Intersectionality is often characterized as a code word for research on women of color, but intersectionality theorists point out that class, ethnicity, citizenship, religion, age, sexual orientation, marital status, and disability—in addition to gender and race—are all categories of difference that interact with each other in varying and multiple ways. The intersections of these categories of difference have been described as axes of disadvantage or axes of structural inequality.
Philomena Essed’s concept of gendered racism is an example of intersectional work. Essed uses the phrase “gendered racism” to explain how women in racial minority groups often experience the interaction of racism and sexism as more than just racism plus sexism. Gendered racism describes the gender-specific ways that racism often manifests itself, creating and reinforcing race and gender-specific stereotypes. In the United States, the welfare queen stereotype, for example, applies not to African American people in general nor to all women but specifically to African American single mothers. More traditional research that focuses on only race and racism, or sex and sexism, would miss this important interaction.

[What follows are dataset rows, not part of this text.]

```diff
+template <int VT>
+__device__ __forceinline__ void serial_merge_ends(const u64* srec, int left, int right, u64 (&out)[VT])
+{
+    u64 u = srec[pos16(left)], v = srec[pos16(right)];
+    unsigned long long vright = ~0ull;
+    u32 nl = (u32)left + 1u, nr = (u32)right - 1u;
+#pragma unroll
+    for (int i = 0; i < VT; ++i) {
+        const unsigned long long lt = __builtin_amdgcn_ballot_w64(u < v);
+        u64 vnext = 0;
+        if (i + 1 < VT) {
+            vright ^= lt;
+            vnext = srec[pos16((int)select_by_mask(nl, nr, vright))];
+            unsigned long long carry;
+            asm volatile("v_subb_co_u32_e64 %0, %2, %0, -1, %3\n\t"
+                         "v_subb_co_u32_e64 %1, %2, %1, 0, %3"
+                         : "+v"(nl), "+v"(nr), "=&s"(carry) : "s"(vright));
+        }
+        out[i] = select_by_mask(v, u, lt);
+        if (i + 1 < VT) u = select_by_mask(u, v, lt);
+        v = vnext;
+    }
+}
+
+template <typename R>
+__device__ __forceinline__ void store_runs_mirrored(R* srec, int tid, int half, const R (&r)[16])
+{
+    static_assert(sizeof(R) == 8, "records are 8 bytes");
+    const bool odd = (tid & half) != 0;
+    const int tm = odd ? tid ^ (half - 1) : tid;
+    const int c = (tm & 15) ^ (odd ? 15 : 0);
+    const int b8 = (tm * 16 + c) << 3;
+#pragma unroll
+    for (int i = 0; i < 16; ++i) *reinterpret_cast<R*>(reinterpret_cast<char*>(srec) + (b8 ^ (i << 3))) = r[i];
 }
 
 template <int NT, int VT, typename IdxT, typename XT>
@@ -600,22 +665,38 @@
                   "the record sort has all three register levels or none: build MCR_TILE_DPP_LEVELS=2 with MCR_TILE_REC=0");
     constexpr bool kLaneLevels = MCR_TILE_DPP_LEVELS >= 3 && VT == 16;
     if constexpr (kLaneLevels) lane_merge_levels_rec(r);
-#pragma unroll
-    for (int i = 0; i < VT; ++i) srec[pos16(tid * VT + i)] = r[i];
-    __syncthreads();
-    for (int coop = kLaneLevels ? 16 : 2; coop <= NT; coop <<= 1) {
+    constexpr int kFirstCoop = kLaneLevels ? 16 : 2;
+#if MCR_TILE_MERGE_ENDS
+    static_assert(VT == 16, "the mirrored store folds 15 - i into the 16-slot swizzle");
+    auto store_runs = [&](int half) { store_runs_mirrored(srec, tid, half, r); };
+#else
+    auto store_runs = [&](int) {
+#pragma unroll
+        for (int i = 0; i < VT; ++i) srec[pos16(tid * VT + i)] = r[i];
+    };
+#endif
+    store_runs(kFirstCoop >> 1);
+    __syncthreads();
+    for (int coop = kFirstCoop; coop <= NT; coop <<= 1) {
         const int first = tid & ~(coop - 1);
         const int run = VT * (coop >> 1);
-        const int a0 = first * VT, b0 = a0 + run;
+        const int a0 = first * VT;
         const int diag = VT * (tid - first);
         auto A = [&](int i) { return srec[pos16(a0 + i)]; };
+#if MCR_TILE_MERGE_ENDS
+        const int last = a0 + 2 * run - 1;
+        auto B = [&](int j) { return srec[pos16(last - j)]; };
+        const int ai = merge_path32(A, run, B, run, diag);
+        serial_merge_ends<VT>(srec, a0 + ai, last - (diag - ai), r);
+#else
+        const int b0 = a0 + run;
         auto B = [&](int j) { return srec[pos16(b0 + j)]; };
         const int ai = merge_path32(A, run, B, run, diag);
         serial_merge_rec<VT>(srec, a0, run, b0, run, ai, diag - ai, VT, r);
+#endif
         __syncthreads();
         if (coop < NT) {
-#pragma unroll
-            for (int i = 0; i < VT; ++i) srec[pos16(tid * VT + i)] = r[i];
+            store_runs(coop);
             __syncthreads();
         }
     }
diff --git a/mcmc-db_amd/csrc/mcr_sort32.hpp b/mcmc-db_amd/csrc/mcr_sort32.hpp
--- a/mcmc-db_amd/csrc/mcr_sort32.hpp
+++ b/mcmc-db_amd/csrc/mcr_sort32.hpp
@@ -42,22 +42,24 @@
     thread_sort_rec<VT>(r);
     constexpr bool kLaneLevels = MCR_TILE_DPP_LEVELS >= 3 && VT == 16;
     if constexpr (kLaneLevels) lane_merge_levels_rec(r);
-#pragma unroll
-    for (int i = 0; i < VT; ++i) srec[pos16(tid * VT + i)] = r[i];
-    __syncthreads();
-
-    for (int coop = kLaneLevels ? 16 : 2; coop <= NT; coop <<= 1) {
+    constexpr int kFirstCoop = kLaneLevels ? 16 : 2;
+    static_assert(VT == 16, "the mirrored store folds 15 - i into the 16-slot swizzle");
+    auto store_runs = [&](int half) { store_runs_mirrored(srec, tid, half, r); };
+    store_runs(kFirstCoop >> 1);
+    __syncthreads();
+
+    for (int coop = kFirstCoop; coop <= NT; coop <<= 1) {
         const int first = tid & ~(coop - 1);
         const int run = VT * (coop >> 1);
-        const int a0 = first * VT, b0 = a0 + run;
+        const int a0 = first * VT;
         const int diag = VT * (tid - first);
         auto A = [&](int i) { return srec[pos16(a0 + i)]; };
-        auto B = [&](int j) { return srec[pos16(b0 + j)]; };
+        const int last = a0 + 2 * run - 1;
+        auto B = [&](int j) { return srec[pos16(last - j)]; };
         const int ai = merge_path32(A, run, B, run, diag);
-        serial_merge_rec<VT, T - 1>(srec, a0, run, b0, run, ai, diag - ai, VT, r);
-        __syncthreads();
-#pragma unroll
-        for (int i = 0; i < VT; ++i) srec[pos16(tid * VT + i)] = r[i];
+        serial_merge_ends<VT>(srec, a0 + ai, last - (diag - ai), r);
+        __syncthreads();
+        store_runs(coop);
         __syncthreads();
     }
     auto write_out = [&](auto full_c) {
```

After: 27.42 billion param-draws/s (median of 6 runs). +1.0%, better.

Intersectionality has been developed primarily by race and gender scholars since the 1980s and early 1990s. Intersectional approaches are more commonly found in gender studies, race studies, and sociological research, but political science researchers are increasingly utilizing intersectionality. Political theorists such as Ange-Marie Hancock and Wendy Smooth have considered the value of, and implications of, an intersectional approach in political science research.
Bibliography:
- Bedolla, Lisa Garcia, and Becki Scola. “Finding Intersection: Race, Class and Gender in the 2003 California Recall Vote.” Politics and Gender 2, no. 1 (2006): 5–27.
- Collins, Patricia Hill. Black Feminist Thought: Knowledge, Consciousness, and the Politics of Empowerment. Boston: Unwin Hyman, 1990.

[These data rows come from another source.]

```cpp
constexpr int kFinLdsWords = 256 + 128 + 2 * kFinTiles;
template <bool PUB_ATOMIC = true>
__device__ __forceinline__ void finish_block(const FinishArgs &a, const uint32_t blk, const uint32_t n_blk, uint32_t *lds)
{
    uint32_t *crc_tab = lds, *syn_sorted = lds + 256;
    uint32_t *counts = lds + 384;
    uint32_t *tpos = lds + 384 + kFinTiles;
    const uint32_t tid = threadIdx.x, lane = tid & 63, wave = tid >> 6, g = lane >> 4, sub = lane & 15;
    const uint32_t tile0 = a.tile_first + blk * kFinTiles, t_end = a.tile_first + a.tile_count;

    Seg e[2];
    uint32_t w[2][6], rank[2];
    bool valid[2], small_[2];
#pragma unroll
    for (int p = 0; p < 2; ++p) {
        const uint32_t idx = wave * 8 + p * 4 + g, tile = tile0 + idx;
        e[p].base = kNoBase; e[p].cand = 0; e[p].valid = 0; e[p].decoded = 1;
        w[p][0] = w[p][1] = 0xFFFFFFFFu;
        w[p][2] = w[p][3] = w[p][4] = w[p][5] = 0;
        if (tile < t_end) {
            e[p] = a.seg[tile];
            load_record(a.slots + (size_t)tile * kQuota + sub, w[p]);
        }
    }
    for (uint32_t i = tid; i < 256 + 128; i += kFinThreads) {
        if (i < 256) crc_tab[i] = kCrcTab.v[i];
        else syn_sorted[i - 256] = kSynSorted.v[i - 256];
    }
    __syncthreads();
#pragma unroll
    for (int p = 0; p < 2; ++p) {
        const bool live = e[p].cand != 0 && e[p].base != kNoBase && !e[p].decoded;
        small_[p] = live && e[p].cand <= 16u;
        if (!(small_[p] && sub < e[p].cand)) {
            w[p][0] = w[p][1] = 0xFFFFFFFFu;
            w[p][2] = w[p][3] = w[p][4] = w[p][5] = 0;
        }
    }
#pragma unroll
    for (int p = 0; p < 2; ++p) {
        const uint32_t idx = wave * 8 + p * 4 + g;
        valid[p] = finish_record(w[p], small_[p] && sub < e[p].cand && w[p][1] != 0xFFFFFFFFu, crc_tab, syn_sorted);
        const uint32_t recs = (uint32_t)(__ballot(w[p][1] != 0xFFFFFFFFu) >> (16u * g)) & 0xFFFFu;
        const uint32_t ref = (uint32_t)__shfl((int)w[p][0], (int)((lane & 48u) + (recs ? (uint32_t)__builtin_ctz(recs) : 0u)), 64);
        const uint32_t key = valid[p] ? ((w[p][0] - ref + 0x8000u) & 0xFFFFu) : 0x10000u;
        rank[p] = row_rank(key);
        const uint32_t cnt = (uint32_t)__builtin_popcount((uint32_t)(__ballot(valid[p]) >> (16u * g)) & 0xFFFFu);
        if (sub == 0) counts[idx] = small_[p] ? cnt : (e[p].decoded ? e[p].valid : 0u);
    }
    uint32_t big_mask = 0;
#pragma unroll
    for (int p = 0; p < 2; ++p) {
        const bool big = e[p].cand > 16u && e[p].base != kNoBase && !e[p].decoded;
        const unsigned long long m = __ballot(big && sub == 0);
        big_mask |= (uint32_t)(((m >> 0) & 1u) | ((m >> 15) & 2u) | ((m >> 30) & 4u) | ((m >> 45) & 8u)) << (4 * p);
    }
    for (uint32_t left = big_mask; left; left &= left - 1) {
        const uint32_t i = (uint32_t)__builtin_ctz(left), idx = wave * 8 + i;
        const Seg eb = a.seg[tile0 + idx];
        const uint32_t n_good = finish_big_tile(a, eb, crc_tab, syn_sorted, lane);
        if (lane == 0) counts[idx] = n_good;
    }
    __syncthreads();

// ... 487 lines not shown
```

Before: 2.757 million Msamples/s.

## Append gate candidates inline and add early-return fast path in hand_over

The gate phase now appends each surviving candidate offset straight to the LDS list with a returning ds_add, instead of running a separate gate_collect pass that popcounts the bitmap and expands it. The bitmap is still set, and its tail past n_valid is masked. hand_over gains an early-return path for tiles with at most kQuota candidates, and makes total and wave wave-uniform via readfirstlane. The aim is to cut the post-gate collect pass, its atomics and barriers in the common sparse case. The cost is serialized per-candidate LDS atomics with waitcnt inside the hot loop, plus list ordering that now depends on atomic order.

```diff
diff --git a/air_rs_amd/csrc/adsb_kernels.hip b/air_rs_amd/csrc/adsb_kernels.hip
--- a/air_rs_amd/csrc/adsb_kernels.hip
+++ b/air_rs_amd/csrc/adsb_kernels.hip
@@ -391,6 +391,30 @@
     }
 }
 
+__device__ __forceinline__ void gate_append(uint16_t *list, uint32_t *count, const uint32_t off, const uint32_t n_valid)
+{
+    if (off < n_valid) {
+        uint32_t pos = (uint32_t)(uintptr_t)(__attribute__((address_space(3))) uint32_t *)count;
+        const uint32_t one = 1u;
+        asm volatile("ds_add_rtn_u32 %0, %0, %1\n\ts_waitcnt lgkmcnt(0)" : "+v"(pos) : "v"(one) : "memory");
+        if (pos < (uint32_t)kSparseCap) list[pos] = (uint16_t)off;
+    }
+}
+
+template <int RUN, int NT>
+__device__ __forceinline__ void gate_mask_tail(uint32_t *candA, uint32_t *candB, const uint32_t tid, const uint32_t n_valid)
+{
+    constexpr int WPR = (RUN + 31) / 32;
+    const uint32_t sa = tid * RUN, sb = (tid + NT) * RUN;
+    const uint32_t va = n_valid > sa ? (n_valid - sa) : 0u, vb = n_valid > sb ? (n_valid - sb) : 0u;
+#pragma unroll
+    for (int k = 0; k < WPR; ++k) {
+        const uint32_t la = va > 32u * k ? va - 32u * k : 0u, lb = vb > 32u * k ? vb - 32u * k : 0u;
+        candA[k] &= la >= 32u ? 0xFFFFFFFFu : ((1u << la) - 1u);
+        candB[k] &= lb >= 32u ? 0xFFFFFFFFu : ((1u << lb) - 1u);
+    }
+}
+
 template <int ST, int RUN, int NT, bool F16OK = (ST == ADSB_SAMPLE_I8)>
 __device__ __forceinline__ void gate_phase(const typename MagT<ST>::type *mag, uint32_t *cand, uint16_t *list,
                                            uint32_t *count, const uint32_t tid, const uint32_t n_valid)
@@ -441,18 +465,26 @@
         const uint32_t hi = pkmin(H2[o], H2[o + 7]);
         const bool pa = (uint16_t)hi >= (uint16_t)lo;
         const bool pb = (hi >> 16) >= (lo >> 16);
+        const unsigned long long mpa = __builtin_amdgcn_ballot_w64(pa), mpb = __builtin_amdgcn_ballot_w64(pb);
         if (__builtin_expect(__builtin_amdgcn_ballot_w64(pa | pb) != 0, 0)) {
             const uint32_t dh = pkmin3<F16OK>(pkmin3<F16OK>(N[o + 16], N[o + 19], N[o + 21]), N[o + 23], N[o + 24]);
             const uint32_t dl = pkmax3<F16OK>(pkmax3<F16OK>(N[o + 17], N[o + 18], N[o + 20]), N[o + 22], N[o + 25]);
-            const bool da = (uint16_t)dh >= (uint16_t)dl;
-            const bool db = (dh >> 16) >= (dl >> 16);
-            uint32_t bit = 1u << (o & 31);
-            asm("" : "+v"(bit));
-            if (pa & da) atomicOr(candA + (o >> 5), bit);
-            if (pb & db) atomicOr(candB + (o >> 5), bit);
-        }
-    }
-    gate_collect<RUN, NT>(candA, candB, list, count, tid, n_valid);
+            const unsigned long long sva = mpa & __builtin_amdgcn_ballot_w64((uint16_t)dh >= (uint16_t)dl);
+            const unsigned long long svb = mpb & __builtin_amdgcn_ballot_w64((dh >> 16) >= (dl >> 16));
+            if (__builtin_expect((sva | svb) != 0, 0)) {
+                const bool va = __builtin_amdgcn_inverse_ballot_w64(sva), vb = __builtin_amdgcn_inverse_ballot_w64(svb);
+                uint32_t bit = 1u << (o & 31);
+                asm("" : "+v"(bit));
+                if (va) atomicOr(candA + (o >> 5), bit);
+                if (vb) atomicOr(candB + (o >> 5), bit);
+                uint32_t t = tid;
+                asm("" : "+v"(t));
+                if (va) gate_append(list, count, t * RUN + o, n_valid);
+                if (vb) gate_append(list, count, (t + NT) * RUN + o, n_valid);
+            }
+        }
+    }
+    if (n_valid < (uint32_t)(2 * NT * RUN)) gate_mask_tail<RUN, NT>(candA, candB, tid, n_valid);
 }
 
 #ifndef ADSB_LOAD_AUX
@@ -542,8 +574,29 @@
 template <int TILE, int BITS, class SLICER, class RECHECK = NoRecheck>
 __device__ __forceinline__ void hand_over(const DemodArgs &p, const uint32_t tile, const uint64_t sample0, uint32_t total,
                                           const uint32_t *cand, uint16_t *list, uint32_t *misc, const uint32_t tid,
-                                          const uint32_t lane, const uint32_t wave, SLICER slicer, RECHECK recheck = RECHECK())
-{
+                                          const uint32_t lane, uint32_t wave, SLICER slicer, RECHECK recheck = RECHECK())
+{
+    total = __builtin_amdgcn_readfirstlane(total);
+    wave = __builtin_amdgcn_readfirstlane(wave);
+    const uint64_t abs0 = sample0 + p.offset_base;
+    const uint32_t g = tid >> 4, l = tid & 15;
+    auto slice_round = [&](uint32_t slot0, uint32_t ncl) {
+        for (uint32_t r = 0; r + 4 * wave < ncl; r += kThreads / 16) {
+            const uint32_t ci = r + g;
+            const bool have = ci < ncl;
+            const uint32_t off = have ? list[ci] : 0u;
+            bool dropped;
+            const uint32_t byte = slicer(have, off, l, dropped);
+            if (have) put_record(p.slots + (size_t)slot0 + ci, dropped ? ~0ull : abs0 + off, byte, l);
+        }
+    };
+
+    if (total <= kQuota) {
+        if (tid == 0) write_seg(p, tile, tile * kQuota, total, misc[8]);
+        slice_round(tile * kQuota, total);
+        return;
+    }
+
     const bool dense = total > (uint32_t)kSparseCap;
     u32x4 cw = {0, 0, 0, 0};
     uint32_t cnt = 0, my_first = 0;
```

- Crenshaw, Kimberle Williams. “Mapping the Margins: Intersectionality, Identity Politics, and Violence against Women of Color.” Stanford Law Review 43, no. 6 (1991): 1241–1299.
- Essed, Philomena. Understanding Everyday Racism: An Interdisciplinary Theory. Newbury Park, Calif.: Sage, 1991.

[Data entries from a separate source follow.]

diff --git a/nice_slam_b200/csrc/nsb_tc.cuh b/nice_slam_b200/csrc/nsb_tc.cuh
--- a/nice_slam_b200/csrc/nsb_tc.cuh
+++ b/nice_slam_b200/csrc/nsb_tc.cuh
@@ -86,6 +86,12 @@
                "wgmma.mma_async.sync.aligned.m64n32k8.f32.tf32.tf32 "
                "{%0,%1,%2,%3,%4,%5,%6,%7,%8,%9,%10,%11,%12,%13,%14,%15}, %16, %17, p, 1, 1;\n\t}"
                : NSB_WG_D16 : "l"(da), "l"(db));
+}
+__device__ __forceinline__ void wgmma_tf32_n32_rs(float (&d)[16], const uint32_t (&a)[4], uint64_t db) {
+  asm volatile("{\n\t.reg .pred p;\n\tsetp.ne.b32 p, 1, 0;\n\t"
+               "wgmma.mma_async.sync.aligned.m64n32k8.f32.tf32.tf32 "
+               "{%0,%1,%2,%3,%4,%5,%6,%7,%8,%9,%10,%11,%12,%13,%14,%15}, {%16,%17,%18,%19}, %20, p, 1, 1;\n\t}"
+               : NSB_WG_D16 : "r"(a[0]), "r"(a[1]), "r"(a[2]), "r"(a[3]), "l"(db));
 }
 __device__ __forceinline__ void wgmma_f16_n32(float (&d)[16], uint64_t da, uint64_t db) {
   asm volatile("{\n\t.reg .pred p;\n\tsetp.ne.b32 p, 1, 0;\n\t"
diff --git a/nice_slam_b200/csrc/nsb_tile.cuh b/nice_slam_b200/csrc/nsb_tile.cuh
--- a/nice_slam_b200/csrc/nsb_tile.cuh
+++ b/nice_slam_b200/csrc/nsb_tile.cuh
@@ -229,6 +229,39 @@
   *reinterpret_cast<float2*>(hp) = make_float2(h0, h1);
   *reinterpret_cast<float2*>(hp + TM * 32) = make_float2(a - h0, b - h1);
 }
+__device__ __forceinline__ void put2_bwd(float* hi, int r, int c, float a, float b) {
+  float* hp = hi + tc::canon_q(r, (c >> 3) * 2, 32) + ((c & 7) >> 1);
+  const float h0 = tc::to_tf32(a), h1 = tc::to_tf32(b);
+  hp[0] = h0; hp[32] = h1;
+  hp[TM * 32] = a - h0; hp[TM * 32 + 32] = b - h1;
+}
+struct FragA { uint32_t h[4][4], l[4][4]; };
+__device__ __forceinline__ void frag_a(const float (&d)[16], FragA& a) {
+#pragma unroll
+  for (int j = 0; j < 4; j++) {
+#pragma unroll
+    for (int v = 0; v < 4; v++) {
+      const float x = d[4 * j + 2 * (v & 1) + (v >> 1)], h = tc::to_tf32(x);
+      a.h[j][v] = __float_as_uint(h); a.l[j][v] = __float_as_uint(x - h);
+    }
+  }
+}
+__device__ __forceinline__ void fence_a(FragA& a) {
+#pragma unroll
+  for (int j = 0; j < 4; j++)
+#pragma unroll
+    for (int v = 0; v < 4; v++) asm volatile("" : "+r"(a.h[j][v]), "+r"(a.l[j][v])::"memory");
+}
+template <int ksteps>
+__device__ __forceinline__ void mma_rows_rs(float (&d)[16], const FragA& a, const float* b, int N, int KB, int c) {
+  const uint32_t sbo_b = (uint32_t)(KB / 4) * 128u;
+  const uint64_t bh = tc::make_desc(b, 128u, sbo_b) + (uint64_t)((4u * sbo_b * (uint32_t)c) >> 4), bl = bh + (uint64_t)((N * KB * 4) >> 4);
+#pragma unroll
+  for (int ks = 0; ks < ksteps; ks++) {
+    const uint64_t o = 16u * (uint64_t)ks;
+    tc::wgmma_tf32_n32_rs(d, a.l[ks], bh + o); tc::wgmma_tf32_n32_rs(d, a.h[ks], bl + o); tc::wgmma_tf32_n32_rs(d, a.h[ks], bh + o);
+  }
+}
 
 __device__ __forceinline__ void publish(const TileSmem& t, int b) {
   fence_proxy_async();
@@ -652,7 +685,7 @@
 }
 
 template <bool DC, int NDF, bool L0>
-__device__ __forceinline__ void issue_bwd_layer_t(Issuer& I, const TileSmem& t, int ndc, float (&d1)[16], float (&dc)[16], float (&fa)[16]) {
+__device__ __forceinline__ void issue_bwd_layer_t(Issuer& I, const TileSmem& t, int ndc, float (&d1)[16], float (&dc)[16], float (&fa)[16], FragA& du) {
   constexpr int ND1 = L0 ? 0 : 1, FMAX = L0 ? 2 : 1;
   constexpr int kWaves = NDF > FMAX ? (NDF + FMAX - 1) / FMAX : 1;
 #pragma unroll
@@ -666,14 +699,19 @@
     if (nf > 0) { if (L0) ld_frag(d2_frag(f0), fa); else zero16_opaque(fa); }
     if (nf > 1) ld_frag(d2_frag(f0 + 1), d1);
     if (wave == 0 && ND1) zero16_opaque(d1);
+    fence_a(du);
     tc::wg_fence();
-    if (wave == 0) {
-      if (DC) mma_rows<false, 4>(dc, t.a[0], 0, issued_unit(I, t, 0), 32, 32, 0);
-      if (ND1) mma_rows<false, 4>(d1, t.a[1], 0, issued_unit(I, t, ndc), 32, 32, 0);
-    }
-    if (nf > 0) mma_rows<false, 4>(fa, t.a[1], 0, issued_unit(I, t, k), 32, 32, 0);
-    if (nf > 1) mma_rows<false, 4>(d1, t.a[1], 0, issued_unit(I, t, k + 1), 32, 32, 0);
-    tc::wg_commit(); tc::wg_wait0();
+    if (wave == 0 && ND1) mma_rows_rs<4>(d1, du, issued_unit(I, t, ndc), 32, 32, 0);
+    if (nf > 0) mma_rows_rs<4>(fa, du, issued_unit(I, t, k), 32, 32, 0);
+    if (nf > 1) mma_rows_rs<4>(d1, du, issued_unit(I, t, k + 1), 32, 32, 0);
+    tc::wg_commit();
+    if (wave == 0 && DC) {
+      fence_proxy_async();
+      wg_bar_sync();
+      mma_rows<false, 4>(dc, t.a[0], 0, issued_unit(I, t, 0), 32, 32, 0);
+      tc::wg_commit();
+    }
+    tc::wg_wait0();
     tc::fence_acc(dc); tc::fence_acc(d1); tc::fence_acc(fa);
     if (nf > 0) st_frag(d2_frag(f0), fa);
     if (nf > 1) st_frag(d2_frag(f0 + 1), d1);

- Hancock, Ange-Marie. “When Multiplication Doesn’t Equal Quick Addition: Examining Intersectionality as a Research Paradigm.” Perspectives on Politics 5, no. 1 (2007): 63–79.
- Hooks, Bell. Talking Back:Thinking Feminist,Thinking Black. Boston: South End, 1989.
- Smooth,Wendy. “Intersectionality in Electoral Politics: A Mess Worth Making.” Politics and Gender 2, no. 3 (2006): 400–414.
- Weldon, S. Laurel. “The Structure of Intersectionality: A Comparative Politics of Gender.” Politics and Gender 2, no. 2 (2006): 235–248.